§ **Brief**: Of all the entries below, retype only the lines from the one with "ACG_REQUIRE(acg_igemm_x3_t256_ok(g, t) &&" through the one with "ACG_REQUIRE(stats == nullptr", exactly as they appear.

Dataset items:
+        __builtin_amdgcn_s_setprio(0);
+        __syncthreads();
+        float *tile = (float *)lds;
+#pragma unroll
+        for (int j = 0; j < 4; ++j) {
+            const int cl = wn * TN + j * 16 + lr;
+            const float bv = (bias != nullptr && n0 + cl < g.Cout) ? bias[n0 + cl] : 0.f;
+#pragma unroll
+            for (int i = 0; i < 4; ++i)
+#pragma unroll
+                for (int r = 0; r < 4; ++r)
+                    tile[(wm * TM + i * 16 + 4 * pl + r) * BN + cl] = acg_apply_act(acc[i][j][r] + bv, STATS ? (int)ACG_ACT_NONE : g.act);
+        }
+    }
+    constexpr int TS = BN;
+    static_assert(BM * TS * 4 <= LDS_BYTES, "the staged tile must fit the LDS buffers");
+    float *tile = (float *)lds;
+    if (wave >= 8) __syncthreads();
+    __syncthreads();
+    if constexpr (STATS) {
+        const int ck = tid >> 8, c = tid & (BN - 1), h = (tid >> 7) & 1;
+        const bool sw = tid < 512;
+        float *redf = red + (ck & 1) * 2 * BN;
+        const float *tc = tile + (ck & 1) * 128 * TS;
+        float sum = 0.f;
+        if (sw) {
+#pragma unroll 8
+            for (int r = 0; r < 64; ++r) sum += tc[(h * 64 + r) * TS + c];
+            redf[h * BN + c] = sum;
+        }
+        __syncthreads();
+        const float mu = (redf[c] + redf[BN + c]) * (1.f / 128);
+        float sq = 0.f;
+        if (sw) {
+#pragma unroll 8
+            for (int r = 0; r < 64; ++r) {
+                const float dlt = tc[(h * 64 + r) * TS + c] - mu;
+                sq += dlt * dlt;
+            }
+        }
+        __syncthreads();
+        if (sw) redf[h * BN + c] = sq;
+        __syncthreads();
+        if (sw && h == 0 && n0 + c < g.Cout) {
+            float *o = stats + ((size_t)(m0 / 128 + ck) * 2) * g.Cout + n0 + c;
+            o[0] = mu;
+            o[g.Cout] = redf[c] + redf[BN + c];
+        }
+    }
+    if (!E_ON) return;
+    char *const base0 = (char *)out;
+    if (g.out_s16) {
+        constexpr int NITEM = BM * (BN / 8), NK = (NITEM + NT - 1) / NT;
+#pragma unroll
+        for (int k = 0; k < NK; ++k) {
+            const int idx = tid + NT * k;
+            const bool in_tile = idx < NITEM;
+            const int row = in_tile ? idx / (BN / 8) : 0, c8 = idx & (BN / 8 - 1);
+            const unsigned po = pix_off[row];
+            const bool live = in_tile && po != NO_PIX && n0 + c8 * 8 < g.Cout;
+            const size_t boff = (size_t)po * 16 + (size_t)(n0 + c8 * 8) * 4;
+            const f32x4 t0 = *(const f32x4 *)&tile[row * TS + c8 * 8], t1 = *(const f32x4 *)&tile[row * TS + c8 * 8 + 4];
+            float v[8] = {t0[0], t0[1], t0[2], t0[3], t1[0], t1[1], t1[2], t1[3]};
+            if (g.mask_out != nullptr) {
+                unsigned w = 0u;
+#pragma unroll
+                for (int q = 0; q < 8; ++q) w |= (v[q] > 0.f ? 1u : 0u) << q;
+                w = live ? w << (8 * (c8 & 3)) : 0u;
+                w |= __shfl_xor(w, 1);
+                w |= __shfl_xor(w, 2);
+                if (live && (c8 & 3) == 0) g.mask_out[boff >> 7] = w;
+            }
+            if (!live) continue;
+            acg_u32x4 hi, lo;
+            acg_split8(v, hi, lo);
+            char *dst = base0 + boff;
+            *(acg_u32x4 *)dst = hi;
+            *(acg_u32x4 *)(dst + 16) = lo;
+        }
+        return;
+    }
+    {
+        constexpr int NITEM = BM * (BN / 4), NK = (NITEM + NT - 1) / NT;
+#pragma unroll 4
+        for (int k = 0; k < NK; ++k) {
+            const int idx = tid + NT * k, row = idx / (BN / 4), c4 = idx - row * (BN / 4);
+            if (idx >= NITEM) break;
+            const unsigned po = pix_off[row];
+            if (po != NO_PIX && n0 + c4 * 4 < g.Cout)
+                *(f32x4 *)(base0 + (size_t)po * 16 + (size_t)(n0 + c4 * 4) * 4) = *(const f32x4 *)&tile[row * TS + c4 * 4];
+        }
+    }
+}
+
+bool acg_igemm_x3_t256_ok(const Geom &g, const Taps &t)
+{
+    int k = 0, dxmin = 0, ks = 0;
+    return acg_igemm_x3_pre_ok(g, t) && acg_x3_pre_rowp(g, t, &k, &dxmin, &ks) && k == 3 && ks == 1 && g.reflect && !g.unpad &&
+           g.fold_p == 0 && g.addend == nullptr && g.relu_src == nullptr && g.relu_mask == nullptr && g.ns_part == nullptr &&
+           g.colfix == nullptr && g.Cin % 128 == 0 && g.Cout % 128 == 0 && g.ncols_pad == g.Cout &&
+           ((long long)g.GH * g.GW) % BM == 0 && (g.GW == 128 || g.GW % BM == 0) && g.Win == g.GW && g.Hin == g.GH;
+}
+
+int acg_igemm_x3_t256_launch(const void *in, const void *wp, const float *bias, float *out, const Geom &g, const Taps &t,
+                             long long n_w_elems, hipStream_t st, float *stats)
+{
+    int kdim = 0, dxmin = 0, kstep = 1;
+    ACG_REQUIRE(acg_igemm_x3_t256_ok(g, t) && acg_x3_pre_rowp(g, t, &kdim, &dxmin, &kstep), "igemm_conv_x3_t256: unsupported geometry");
+    dim3 grid((unsigned)(g.Mtot / BM) * (g.ncols_pad / BN));
+    const long long nimg = g.Mtot / ((long long)g.GH * g.GW);
+    const long long in_bytes = nimg * g.Hin * g.Win * g.Cin * 4;
+    const long long out_bytes = nimg * g.Hout * g.Wout * g.Cout * 4;
+    const long long w_bytes = n_w_elems * 2 * 2;
+    ACG_REQUIRE(in_bytes < (1LL << 32) && w_bytes < (1LL << 32) && out_bytes < (1LL << 34) && g.Mtot < (1LL << 30),
+                "igemm_conv_x3_t256: operand exceeds the buffer-addressing limit");
+    ACG_REQUIRE(stats == nullptr || (g.act == ACG_ACT_NONE && !g.out_s16),
+                "igemm_conv_x3_t256: per-tile statistics need no activation and fp32 output");
+    ACG_REQUIRE(!g.out_s16 || g.Cout % 8 == 0, "igemm_conv_x3_t256: pre-split output needs 8-multiple channels");
+    ACG_REQUIRE(g.mask_out == nullptr || (g.out_s16 && g.Cout % 32 == 0), "igemm_conv_x3_t256: the sign bitmask goes with pre-split output");
+    const unsigned inb = (unsigned)in_bytes, wb = (unsigned)w_bytes, wlo = (unsigned)(n_w_elems * 2);
+    const Taps tp = acg_taps_pack(t);
+#define X3_T256(S) hipLaunchKernelGGL((igemm_conv_x3_t256<S>), grid, dim3(NT), 0, st, (const char *)in, (const __bf16 *)wp, bias, out, g, tp, inb, wb, wlo, stats, dxmin)
+    if (stats) X3_T256(true); else X3_T256(false);
+#undef X3_T256
+    ACG_CHECK_LAUNCH("igemm_conv_x3_t256");
+    acg_note_x3_tile(BM);
+    return ACG_OK;
+}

§ **Output of the exercise**:
+    ACG_REQUIRE(acg_igemm_x3_t256_ok(g, t) && acg_x3_pre_rowp(g, t, &kdim, &dxmin, &kstep), "igemm_conv_x3_t256: unsupported geometry");
+    dim3 grid((unsigned)(g.Mtot / BM) * (g.ncols_pad / BN));
+    const long long nimg = g.Mtot / ((long long)g.GH * g.GW);
+    const long long in_bytes = nimg * g.Hin * g.Win * g.Cin * 4;
+    const long long out_bytes = nimg * g.Hout * g.Wout * g.Cout * 4;
+    const long long w_bytes = n_w_elems * 2 * 2;
+    ACG_REQUIRE(in_bytes < (1LL << 32) && w_bytes < (1LL << 32) && out_bytes < (1LL << 34) && g.Mtot < (1LL << 30),
+                "igemm_conv_x3_t256: operand exceeds the buffer-addressing limit");
+    ACG_REQUIRE(stats == nullptr || (g.act == ACG_ACT_NONE && !g.out_s16),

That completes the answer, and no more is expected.